***** DATA LISTING *****

+__global__ __launch_bounds__(256, 2) void stem7_wgrad_kernel(const Stem7WgradParams p) {
+  __shared__ float patch[2][kPatch];
+  __shared__ float red[2 * kColTiles * 16 * 64];
+  const int tid = threadIdx.x, lane = tid & 63, wave = tid >> 6;
+  const int hi = lane >> 5, li = lane & 31;
+  const int n0 = blockIdx.y * 64;
+
+  int off[kColTiles];
+#pragma unroll
+  for (int ct = 0; ct < kColTiles; ++ct) {
+    const int col = ct * 32 + li;
+    off[ct] = 2 * wave * kRS + 6 * hi + (col < 147 ? (col / 21) * kRS + col % 21 : 0);
+  }
+
+  const int G = gridDim.x, g = blockIdx.x;
+  const int b0 = (int)((long)g * p.n_blocks / G), b1 = (int)((long)(g + 1) * p.n_blocks / G);
+  PatchWalk walk;
+  walk.init(b0, p.n_pb, p.n_qb, tid);
+
+  auto load_dy = [&](float (&v)[kPairs][2]) {
+    const int pr = walk.pb * kTR + wave;
+#pragma unroll
+    for (int pp = 0; pp < kPairs; ++pp) {
+      const int q = walk.qb * kTC + 2 * pp + hi;
+      const bool in = pr < p.P && q < p.Q;
+      const float* d = p.dy + (((long)walk.n * p.P + pr) * p.Q + q) * p.Nc + n0 + li;
+      v[pp][0] = in ? d[0] : 0.f;
+      v[pp][1] = in ? d[32] : 0.f;
+    }
+  };
+
+  f32x16 acc[2][kColTiles];
+#pragma unroll
+  for (int h = 0; h < 2; ++h)
+#pragma unroll
+    for (int ct = 0; ct < kColTiles; ++ct)
+#pragma unroll
+      for (int e = 0; e < 16; ++e) acc[h][ct][e] = 0.f;
+
+  f32x4 stage[2];
+  float dy_next[kPairs][2];
+  walk.load(p.x, p.H, p.W, stage);
+  load_dy(dy_next);
+  walk.store(patch[0], stage);
+  __syncthreads();
+
+  for (int b = b0; b < b1; ++b) {
+    const int buf = (b - b0) & 1;
+    float dyv[kPairs][2];
+#pragma unroll
+    for (int pp = 0; pp < kPairs; ++pp) { dyv[pp][0] = dy_next[pp][0]; dyv[pp][1] = dy_next[pp][1]; }
+    walk.next(p.n_pb, p.n_qb);
+    if (b + 1 < b1) {
+      walk.load(p.x, p.H, p.W, stage);
+      load_dy(dy_next);
+    }
+    {
+      unsigned addr[kColTiles];
+#pragma unroll
+      for (int ct = 0; ct < kColTiles; ++ct) addr[ct] = lds_addr(&patch[buf][off[ct]]);
+      float ring[kWDepth];
+      w_prime<0>(ring, addr);
+      w_steps<0>(acc, ring, dyv, addr);
+    }
+    if (b + 1 < b1) walk.store(patch[buf ^ 1], stage);
+    __syncthreads();
+  }
+
+  for (int turn = 3; turn >= 0; --turn) {
+    if (wave == turn) {
+#pragma unroll
+      for (int h = 0; h < 2; ++h)
+#pragma unroll
+        for (int ct = 0; ct < kColTiles; ++ct)
+#pragma unroll
+          for (int e = 0; e < 16; ++e) {
+            float* r = &red[((h * kColTiles + ct) * 16 + e) * 64 + lane];
+            if (turn < 3) acc[h][ct][e] = *r + acc[h][ct][e];
+            if (turn > 0) *r = acc[h][ct][e];
+          }
+    }
+    __syncthreads();
+  }
+  if (wave == 0) {
+    float* slab = p.slabs + ((long)blockIdx.x * p.Nc + n0) * kCols;
+#pragma unroll
+    for (int h = 0; h < 2; ++h)
+#pragma unroll
+      for (int ct = 0; ct < kColTiles; ++ct)
+        if (ct * 32 + li < 147) {
+#pragma unroll
+          for (int e = 0; e < 16; ++e) slab[(h * 32 + (e & 3) + 8 * (e >> 2) + 4 * hi) * kCols + ct * 32 + li] = acc[h][ct][e];
+        }
+  }
+}
+
+__global__ __launch_bounds__(256) void stem7_wgrad_reduce_kernel(const float* __restrict__ slabs, float* __restrict__ dw, int n_slabs, int K) {
+  __shared__ float part[8][32];
+  const int col = threadIdx.x & 31, sl = threadIdx.x >> 5;
+  const int o = blockIdx.x * 32 + col, total = K * 196;
+  const int ch = o / 196, rem = o - ch * 196, c = rem & 3;
+  float a = 0.f;
+  if (o < total && c < 3) {
+    const float* src = slabs + (long)ch * kCols + (rem >> 2) * 3 + c;
+    const long stride = (long)K * kCols;
+    int s = sl;
+    for (; s + 24 < n_slabs; s += 32) {
+      const float v0 = src[s * stride], v1 = src[(s + 8) * stride], v2 = src[(s + 16) * stride], v3 = src[(s + 24) * stride];
+      a += v0; a += v1; a += v2; a += v3;
+    }
+    for (; s < n_slabs; s += 8) a += src[s * stride];
+  }
+  part[sl][col] = a;
+  __syncthreads();
+  if (sl == 0 && o < total) {
+    float t = part[0][col];
+#pragma unroll
+    for (int l = 1; l < 8; ++l) t += part[l][col];
+    dw[o] = c < 3 ? t : 0.f;
+  }
+}
+
+Stem7Params stem7_params(const nnl_conv_geom_t* g) {
+  Stem7Params p{};
+  p.N = g->N; p.H = g->H; p.W = g->W; p.P = g->P; p.Q = g->Q; p.Nc = g->K;
+  p.n_pb = (int)nnl_cdiv(g->P, kTR); p.n_qb = (int)nnl_cdiv(g->Q, kTC);
+  p.n_blocks = g->N * p.n_pb * p.n_qb;
+  return p;
+}
+
+}
+
+bool nnl_stem7_ok(const nnl_conv_geom_t* g) {
+  return g->R == 7 && g->S == 7 && g->stride == 2 && g->pad == 3 && g->C == 4 && g->K % 64 == 0 &&
+         (long)g->N * g->H * g->W * g->C * 4 < (1L << 31) && (long)g->N * g->P * g->Q * g->K * 4 < (1L << 31);
+}
+
+int nnl_stem7_fwd_rows(const nnl_conv_geom_t* g) {
+  const long tiles = nnl_cdiv((long)g->N * g->P * g->Q, 64);
+  return (int)(tiles < kMaxGroups ? tiles : kMaxGroups);
+}
+
+int nnl_stem7_fwd_launch(const float* x, const float* w, const float* bias, float* y, const nnl_conv_geom_t* g, int relu, float* bn_part,
+                         const float* bn_pivot, hipStream_t s) {
+  Stem7Params p = stem7_params(g);
+  p.x = x; p.w = w; p.y = y; p.bias = bias; p.relu = relu;
+  p.bn_part = bn_part; p.bn_pivot = bn_pivot;
+  NNL_ROUTE("stem7:fwd");
+  hipLaunchKernelGGL(stem7_fwd_kernel, dim3(nnl_stem7_fwd_rows(g), g->K / 64), dim3(256), 0, s, p);
+  NNL_CHECK_LAUNCH();
+  return NNL_OK;
+}
+
+static int nnl_stem7_wgrad_slabs(const nnl_conv_geom_t* g) {
+  const long blocks = (long)g->N * nnl_cdiv(g->P, kTR) * nnl_cdiv(g->Q, kTC);
+  return (int)(blocks < kMaxGroups ? blocks : kMaxGroups);
+}
+
+size_t nnl_stem7_wgrad_slab_bytes(const nnl_conv_geom_t* g) {
+  return (size_t)nnl_stem7_wgrad_slabs(g) * g->K * kCols * sizeof(float);
+}
+
+int nnl_stem7_wgrad_launch(const float* x, const float* dy, float* dw, const nnl_conv_geom_t* g, float* ws, hipStream_t s) {
+  const Stem7Params q = stem7_params(g);
+  Stem7WgradParams p{};
+  p.x = x; p.dy = dy; p.slabs = ws;
+  p.N = q.N; p.H = q.H; p.W = q.W; p.P = q.P; p.Q = q.Q; p.Nc = q.Nc;
+  p.n_pb = q.n_pb; p.n_qb = q.n_qb; p.n_blocks = q.n_blocks;
+  const int slabs = nnl_stem7_wgrad_slabs(g);
+  NNL_ROUTE("stem7:wgrad@slabs=%d", slabs);
+  hipLaunchKernelGGL(stem7_wgrad_kernel, dim3(slabs, g->K / 64), dim3(256), 0, s, p);
+  NNL_CHECK_LAUNCH();
+  NNL_ROUTE("stem7:wgrad_reduce");
+  hipLaunchKernelGGL(stem7_wgrad_reduce_kernel, dim3((unsigned)nnl_cdiv((long)g->K * 196, 32)), dim3(256), 0, s, (const float*)ws, dw, slabs,
+                     g->K);
+  NNL_CHECK_LAUNCH();
+  return NNL_OK;
+}
diff --git a/neuralnetworklibrary_amd/ops.py b/neuralnetworklibrary_amd/ops.py
--- a/neuralnetworklibrary_amd/ops.py
+++ b/neuralnetworklibrary_amd/ops.py
@@ -603,9 +603,10 @@
         dwn = dst.permute(0, 2, 3, 1)
     else:
         dwn = torch.empty((g4.K, g4.R, g4.S, g4.C), dtype=torch.float32, device=dy4.device)
-    wsb = int(lib.nnl_conv2d_wgrad_workspace_bytes(g4))
+    stem = bool(lib.nnl_stem7_supported(g4))
+    wsb = int((lib.nnl_stem7_wgrad_workspace_bytes if stem else lib.nnl_conv2d_wgrad_workspace_bytes)(g4))
     ws = _workspace(wsb, dy4.device, floor=True)
-    check(lib.nnl_conv2d_wgrad(ptr(xn), ptr(dy4), ptr(dwn), g4, ptr(ws), wsb, stream()))
+    check((lib.nnl_stem7_wgrad if stem else lib.nnl_conv2d_wgrad)(ptr(xn), ptr(dy4), ptr(dwn), g4, ptr(ws), wsb, stream()))
     dw = from_nhwc(dwn[:K, :, :, :st.c_in])
     wshape, wstride = st.w_layout
     if (g4.R == 1 and g4.S == 1 and wshape == tuple(dw.shape) and wstride != tuple(dw.stride()) and dw.is_contiguous(memory_format=torch.channels_last)
@@ -636,9 +637,14 @@
         part, rows = None, _lib.i32(0)
         if bn_pivot is not None:
             part = torch.empty(((N * g.P * g.Q + 63) // 64) * K * 2, dtype=torch.float32, device=x.device)
-        u = (_OPEN or _CLOSED).wino(wn.data_ptr(), 0, g)
-        check(lib.nnl_conv2d_fwd_pre(ptr(xn), ptr(wn), ptr(b), ptr(y), g, int(relu), ptr(ws), wsb, ptr(_tile_counters(x.device) if wsb else None),
-                                     ptr(part), ptr(bn_pivot), ctypes.byref(rows) if part is not None else None, ptr(u), stream()))
+        if int(relu) != 2 and lib.nnl_stem7_supported(g):
+            check(lib.nnl_stem7_fwd(ptr(xn), ptr(wn), ptr(b), ptr(y), g, int(relu), ptr(part), ptr(bn_pivot),
+                                    ctypes.byref(rows) if part is not None else None, stream()))
+        else:
+            u = (_OPEN or _CLOSED).wino(wn.data_ptr(), 0, g)
+            check(lib.nnl_conv2d_fwd_pre(ptr(xn), ptr(wn), ptr(b), ptr(y), g, int(relu), ptr(ws), wsb,
+                                         ptr(_tile_counters(x.device) if wsb else None), ptr(part), ptr(bn_pivot),
+                                         ctypes.byref(rows) if part is not None else None, ptr(u), stream()))
         if part is None or rows.value == 0:
             part = torch.empty(0, dtype=torch.float32, device=x.device)
         else:
@@ -997,8 +1003,10 @@
 class _BNReLUMaxPool(torch.autograd.Function):
 
     @staticmethod
-    def forward(ctx, x, gamma, beta, running_mean, running_var, training, momentum, eps, nbt, ksize, stride, pad):
+    def forward(ctx, x, gamma, beta, running_mean, running_var, training, momentum, eps, nbt, ksize, stride, pad, ext_stats=None,
+                pivot_out=None):
         require_cuda(x, gamma, beta)
+        ext_part, ext_pivot = ext_stats if ext_stats is not None and ext_stats[0].numel() else (None, None)
         xn = to_nhwc(x.float())
         N, H, W, C = xn.shape
         P, Q = (H + 2 * pad - ksize) // stride + 1, (W + 2 * pad - ksize) // stride + 1
@@ -1008,10 +1016,11 @@
         stats = torch.empty(4, C, dtype=torch.float32, device=dev)
         wsb = int(lib.nnl_bn_workspace_bytes(N * H * W, C))
         ws = _workspace(wsb, dev)
-        check(lib.nnl_bn_relu_maxpool_fwd(ptr(xn), ptr(gamma), ptr(beta), ptr(y), ptr(idx), ptr(stats[0]), ptr(stats[1]),
-                                          ptr(stats[2]), ptr(stats[3]), ptr(running_mean), ptr(running_var), N, H, W, C, P, Q,
-                                          ksize, stride, pad, float(eps), float(momentum), int(training), ptr(nbt), ptr(ws), wsb,
-                                          stream()))
+        check(lib.nnl_bn_relu_maxpool_fwd_ext(ptr(xn), ptr(gamma), ptr(beta), ptr(y), ptr(idx), ptr(stats[0]), ptr(stats[1]),
+                                              ptr(stats[2]), ptr(stats[3]), ptr(running_mean), ptr(running_var), N, H, W, C, P, Q,
+                                              ksize, stride, pad, float(eps), float(momentum), int(training), ptr(nbt), ptr(ext_part),
+                                              0 if ext_part is None else ext_part.numel() // (2 * C), ptr(ext_pivot), ptr(pivot_out),
+                                              ptr(ws), wsb, stream()))
         ctx.save_for_backward(xn, idx, gamma, beta, stats, y)
         ctx.cfg = (N, H, W, C, P, Q, ksize, stride, pad, training)
         return from_nhwc(y)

*****

(WHAT THE TASK ASKS):
Retype exactly, and only, the lines above from the one where "g4.C), dtype=torch.float32, device=dy4.device)" occurs up to and including the one where "if part is None" occurs.

(REPLY):
         dwn = torch.empty((g4.K, g4.R, g4.S, g4.C), dtype=torch.float32, device=dy4.device)
-    wsb = int(lib.nnl_conv2d_wgrad_workspace_bytes(g4))
+    stem = bool(lib.nnl_stem7_supported(g4))
+    wsb = int((lib.nnl_stem7_wgrad_workspace_bytes if stem else lib.nnl_conv2d_wgrad_workspace_bytes)(g4))
     ws = _workspace(wsb, dy4.device, floor=True)
-    check(lib.nnl_conv2d_wgrad(ptr(xn), ptr(dy4), ptr(dwn), g4, ptr(ws), wsb, stream()))
+    check((lib.nnl_stem7_wgrad if stem else lib.nnl_conv2d_wgrad)(ptr(xn), ptr(dy4), ptr(dwn), g4, ptr(ws), wsb, stream()))
     dw = from_nhwc(dwn[:K, :, :, :st.c_in])
     wshape, wstride = st.w_layout
     if (g4.R == 1 and g4.S == 1 and wshape == tuple(dw.shape) and wstride != tuple(dw.stride()) and dw.is_contiguous(memory_format=torch.channels_last)
@@ -636,9 +637,14 @@
         part, rows = None, _lib.i32(0)
         if bn_pivot is not None:
             part = torch.empty(((N * g.P * g.Q + 63) // 64) * K * 2, dtype=torch.float32, device=x.device)
-        u = (_OPEN or _CLOSED).wino(wn.data_ptr(), 0, g)
-        check(lib.nnl_conv2d_fwd_pre(ptr(xn), ptr(wn), ptr(b), ptr(y), g, int(relu), ptr(ws), wsb, ptr(_tile_counters(x.device) if wsb else None),
-                                     ptr(part), ptr(bn_pivot), ctypes.byref(rows) if part is not None else None, ptr(u), stream()))
+        if int(relu) != 2 and lib.nnl_stem7_supported(g):
+            check(lib.nnl_stem7_fwd(ptr(xn), ptr(wn), ptr(b), ptr(y), g, int(relu), ptr(part), ptr(bn_pivot),
+                                    ctypes.byref(rows) if part is not None else None, stream()))
+        else:
+            u = (_OPEN or _CLOSED).wino(wn.data_ptr(), 0, g)
+            check(lib.nnl_conv2d_fwd_pre(ptr(xn), ptr(wn), ptr(b), ptr(y), g, int(relu), ptr(ws), wsb,
+                                         ptr(_tile_counters(x.device) if wsb else None), ptr(part), ptr(bn_pivot),
+                                         ctypes.byref(rows) if part is not None else None, ptr(u), stream()))
         if part is None or rows.value == 0:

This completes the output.